I want to prove the following Bayes formula:
Let $\Omega$ be a sample space, $\mathbb A$ a $\sigma$-algebra over $\Omega$ and $\mathbb B$ $\sigma$-algebra of $\mathbb A$. For $A\in\mathbb A$ and $B\in\mathbb B$ show that: $$\mathbb P(B|A)=\frac{\int_B{\mathbb P(A|\mathbb B)d\mathbb P}}{\int{\mathbb P(A|\mathbb B)d\mathbb P}}$$
I don't know where to start from, cause I was used on working with the conditional expectation given a $\sigma$-algebra generated by a partition of $\Omega$ but now it's diffrent, the $\sigma$-algebra here is in general. If you have any idea ot hint I'll be grateful! Thank you for your time.

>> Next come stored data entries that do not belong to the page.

### research-and-implementation-of-image-dehazing-algorithm-based-on-vision-transformer_amd/dehaze_hip/_lib.py

```python
import ctypes
import os

_HERE = os.path.dirname(os.path.abspath(__file__))
LIB_PATH = os.environ.get("DHZ_LIB_PATH") or os.path.join(_HERE, "libdehaze_hip.so")

c_f = ctypes.c_void_p
c_p = ctypes.c_void_p
c_i = ctypes.c_int
c_l = ctypes.c_int64
c_fl = ctypes.c_float

SIGNATURES = {
    "dhz_abi_version": [],
    "dhz_last_error": [],
    "dhz_build_id": [],
    "dhz_set_reserved_cus": [ctypes.c_int],
    "dhz_gelu_fwd_dt": [ctypes.c_void_p, ctypes.c_void_p, ctypes.c_int64, ctypes.c_int, ctypes.c_void_p],
    "dhz_gelu_bwd_dt": [ctypes.c_void_p, ctypes.c_void_p, ctypes.c_void_p, ctypes.c_int64, ctypes.c_void_p, ctypes.c_int64, ctypes.c_int, ctypes.c_void_p],
    "dhz_get_reserved_cus": [],
    "dhz_set_deterministic": [ctypes.c_int],
    "dhz_get_deterministic": [],
    "dhz_set_det_workspace": [ctypes.c_void_p, ctypes.c_size_t],
    "dhz_grid_cus": [],
    "dhz_ps_attn_fwd": [c_f, c_f, c_f, c_i, c_p, c_f, c_f, c_f, c_i, c_p, c_i, c_i, c_i, c_i, c_p],
# ... 21 lines not shown
    "dhz_thin_conv3x3_fwd": [c_f, c_f, c_f, c_f, c_i, c_i, c_i, c_i, c_p],
    "dhz_thin_conv3x3_dgrad": [c_f, c_f, c_f, c_i, c_i, c_i, c_i, c_p],
    "dhz_conv3x3_in3_blocked": [c_f, c_f, c_f, c_f, c_i, c_i, c_i, c_i, c_i, c_p],
    "dhz_thin_conv3x3_dgrad_blocked": [c_f, c_f, c_f, c_i, c_i, c_i, c_i, c_p],
    "dhz_thin_conv3x3_wgrad": [c_f, c_f, c_f, c_f, c_i, c_i, c_i, c_i, c_p],
    "dhz_l1_pair_fwd": [c_f, c_f, c_f, c_f, c_l, c_p],
    "dhz_l1_pair_bwd": [c_f, c_f, c_f, c_f, c_f, c_l, c_p],
    "dhz_contrast_combine_fwd": [c_f, c_f, c_f, c_i, c_i, c_f, c_f, c_p],
    "dhz_contrast_combine_bwd": [c_f, c_f, c_i, c_i, c_f, c_f, c_f, c_f, c_p],
    "dhz_crop_augment_pair": [c_f, c_f, c_f, c_f, c_f, c_i, c_i, c_i, c_i, c_p],
    "dhz_winograd_prepack": [c_f, c_f, c_i, c_i, c_i, c_p],
    "dhz_winograd_conv3x3": [c_f, c_f, c_f, c_i, c_f, c_f, c_f, c_i, c_i, c_i, c_i, c_i, c_p],
    "dhz_winograd43_prepack": [c_f, c_f, c_i, c_i, c_i, c_p],
    "dhz_winograd43_conv3x3": [c_f, c_f, c_f, c_i, c_f, c_f, c_f, c_i, c_i, c_i, c_i, c_i, c_p],
    "dhz_winograd43_conv3x3_pool": [c_f, c_f, c_f, c_f, c_f, c_i, c_i, c_i, c_i, c_i, c_p],
    "dhz_maxpool2x2_blocked_fwd": [c_f, c_f, c_i, c_i, c_i, c_p],
    "dhz_maxpool2x2_blocked_bwd": [c_f, c_f, c_f, c_i, c_i, c_i, c_p],
    "dhz_layout_blocked8": [c_f, c_f, c_i, c_i, c_i, c_i, c_f, c_i, c_p],
    "dhz_leff_fused_fwd": [c_f] * 16 + [c_i, c_i, c_i, c_i, c_p],
    "dhz_leff_fused_fwd6": [c_f] * 15 + [c_i, c_i, c_i, c_i, c_p],
    "dhz_leff_prepack6": [c_f, c_f, c_p, c_i, c_p],
    "dhz_linear_fwd": [c_f, c_i, c_f, c_f, c_f, c_i, c_i, c_i, c_i, c_p],
    "dhz_linear_dgrad": [c_f, c_i, c_f, c_f, c_i, c_i, c_i, c_i, c_p],
    "dhz_input_proj_fwd": [c_f, c_f, c_f, c_f, c_i, c_i, c_i, c_i, c_fl, c_p],
    "dhz_input_proj_bwd": [c_f, c_f, c_f, c_f, c_f, c_i, c_i, c_i, c_i, c_fl, c_p],
    "dhz_conv4s2_fwd": [c_f, c_f, c_f, c_f, c_i, c_i, c_i, c_i, c_i, c_p],
    "dhz_conv4s2_dgrad": [c_f, c_f, c_f, c_i, c_i, c_i, c_i, c_i, c_p],
    "dhz_conv4s2_wgrad": [c_f, c_f, c_f, c_f, c_i, c_i, c_i, c_i, c_i, c_p],
    "dhz_input_proj_fwd_dt": [c_f, c_f, c_f, c_f, c_i, c_i, c_i, c_i, c_fl, c_i, c_p],
    "dhz_input_proj_bwd_dt": [c_f, c_f, c_f, c_f, c_f, c_i, c_i, c_i, c_i, c_fl, c_i, c_p],
# ... 127 lines not shown
```
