# ehsan886/DBA_mod

Hardware: AMD Instinct MI355X
Metric: FL rounds/sec + backdoor ASR & main-task acc, ResNet-18 CIFAR-10 100 clients (higher is better)
Workload: dtype fp32

## Files before the change

### csrc/kernels/xconv_fwd.hip

```cpp
#include "xhalo.hpp"

namespace xg {
SplitPolicy& split_policy() {
  static SplitPolicy p;
  return p;
}
int& xstage_mode() {
  static int mode = 1;
  return mode;
}
XLast& last_launch() {
  static XLast l{};
  return l;
}
}

namespace {

template <int W, int IMGS, int BN, int WM, int WN, bool PRE>
__global__ __launch_bounds__(256) void ximg_kernel(const XArgs a) {
  constexpr int P = 2, NT = 256;
  constexpr int PW = W + 2, PI = PW * PW, PP = IMGS * PI;
  constexpr int CC = 32, CH = CC / 8, Q4 = CC / 4;
  constexpr int PATCH = PP * CH;
// ... 231 lines not shown
    split4h(pv[u].x, pv[u].y, pv[u].z, pv[u].w, hs.ma, sp);
    const int o = pp * CH + ((q >> 1) ^ (prow & 3));
#pragma unroll
    for (int p = 0; p < P; ++p) ((uint2*)&ximg2_patch[(buf * P + p) * PATCH + o])[q & 1] = sp[p];
  };

  const __amdgpu_buffer_rsrc_t rF = rsrc(a.wf + (long long)slot * a.wf_sstride, (long long)a.Ncol * 9 * Cs * 4);
  const int wbase = ((n0 >> 5) + wn) * NK * 4096 + lane * 16;
  uint4 wb[3][4];
  auto gw = [&](int t, int s, int f) __attribute__((always_inline)) {
    wb[s][f] = __builtin_bit_cast(uint4, bload4(rF, t < NK ? wbase + t * 4096 + f * 1024 : kOOB));
  };

  f32x16_t acc[MI][1];
#pragma unroll
  for (int i = 0; i < MI; ++i)
#pragma unroll
    for (int r = 0; r < 16; ++r) acc[i][0][r] = 0.f;

  int apix[MI], arow[MI];
#pragma unroll
  for (int i = 0; i < MI; ++i) {
    const int m = wm * TM + i * 32 + fr;
    const int im = m / (W * W), rem = m - im * (W * W);
    apix[i] = im * PI + (rem / W) * PW + rem % W;
    arow[i] = rem / W;
  }

  hs.init(amax_read(a.amax_src, a.amax_src_ld, g), amax_read(a.amax_w, a.amax_w_ld, slot));
#pragma unroll
  for (int f = 0; f < 4; ++f) {
    gw(0, 0, f);
    gw(1, 1, f);
  }
#pragma unroll
  for (int u = 0; u < NE; ++u) pload1(u, 0);
#pragma unroll
  for (int u = 0; u < NE; ++u) {
    ppiece(u, 0);
    pload1(u, 1);
  }
  __syncthreads();
  for (int c = 0; c < NC; ++c) {
    const uint4* L = ximg2_patch + (c & 1) * P * PATCH;
    const bool more = c + 1 < NC;
    sfor<9>([&](auto TAP) __attribute__((always_inline)) {
      constexpr int tap = decltype(TAP)::value, ti = tap / 3, tj = tap - ti * 3;
      constexpr int toff = ti * PW + tj, s = tap % 3, s2 = (tap + 2) % 3;
      constexpr int u = tap - (9 - NE);
      constexpr int NQ = u >= 0 ? 5 : 4;
      const int t = c * 9 + tap;
      __builtin_amdgcn_sched_barrier(0x786);
      sfor<2>([&](auto KK) __attribute__((always_inline)) {
        constexpr int kk = decltype(KK)::value;
        const int ch = kk * 2 + hf;
        uint4 af[P][MI], bfr[P][1];
#pragma unroll
        for (int i = 0; i < MI; ++i) {
          const int o = (apix[i] + toff) * CH + (ch ^ ((arow[i] + ti) & 3));
#pragma unroll
          for (int p = 0; p < P; ++p) af[p][i] = L[p * PATCH + o];
        }
#pragma unroll
        for (int p = 0; p < P; ++p) bfr[p][0] = wb[s][kk * 2 + p];
        mma_half<MI, 1, P, true, NQ, kk>(af, bfr, acc, [&](int q) __attribute__((always_inline)) {
          if (q < 4) {
            gw(t + 2, s2, q);
          } else if constexpr (u >= 0) {
            if (more) ppiece(u, (c + 1) & 1);
            pload1(u, c + 2);
          }
        });
      });
    });
    __syncthreads();
  }
  hs.finish(acc);

  float* out = a.out + (long long)g * a.out_gstride;
  const float* bias = a.bias ? a.bias + (long long)slot * a.b_sstride : nullptr;
  const float* res = a.res ? a.res + (long long)g * a.out_gstride : nullptr;
  float vmax = 0.f;
  const int n = n0 + wn * 32 + fr;
  if (n < a.Ncol) {
    const float bv = bias ? bias[n] : 0.f;
#pragma unroll
    for (int i = 0; i < MI; ++i)
#pragma unroll
      for (int r = 0; r < 16; ++r) {
        const int m = wm * TM + i * 32 + (r & 3) + 8 * (r >> 2) + 4 * hf;
        if (img0 + m / (W * W) >= nv) continue;
        const long long o = (long long)(img0 * W * W + m) * a.Ncol + n;
        float v = acc[i][0][r];
        if (bias) v += bv;
        if (res) v += res[o];
        if (a.relu) v = relu_nan(v);
        vmax = fmaxf(vmax, fabsf(v));
        out[o] = v;
      }
  }
  if (a.amax_out) amax_fold(a.amax_out, a.amax_out_ld, g, vmax);
}
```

Recall that $\mathbb{P}(A|\mathbb{B}) = \mathbb{E}[1_{A} | \mathbb{B}]$ and that $\int_B X d\mathbb{P}$ is just $\mathbb{E}[X1_B]$. Rearranging your statement, it says
$$\mathbb{P}[B| A] = \frac{\mathbb{E}[\mathbb{E}[1_A | \mathbb{B}]1_B]}{\mathbb{E}[\mathbb{E}[1_A|\mathbb{B}]]}.$$
Since $\mathbb{E}[\mathbb{E}[1_A|\mathbb{B}]]=\mathbb{E}[1_A] = \mathbb{P}(A)$ we better consider only the case $\mathbb{P}(A)>0$. If $\mathbb{P}(A) = 0$ then the left side is undefined, and both the numerator and denominator on the right are $0$.
Now $$ \frac{\mathbb{E}[\mathbb{E}[1_A | \mathbb{B}]1_B]}{\mathbb{E}[\mathbb{E}[1_A|\mathbb{B}]]} =\frac{\mathbb{E}[\mathbb{E}[1_A1_B | \mathbb{B}]]}{\mathbb{P}(A)} =\frac{\mathbb{E}[1_{A\cap B} ]}{\mathbb{P}(A)} =\frac{\mathbb{P}(A\cap B)}{\mathbb{P}(A)} = \mathbb{P}(B|A) $$ Now the right hand side is the usual elementary definition of $\mathbb{P}(B|A)$. Note that this is not the same as the measure theoretic $\mathbb{P}(B|\sigma(A)) =1_B$, where here we used that $B \in \mathbb{B}$ implies $B \in \mathbb{A}$.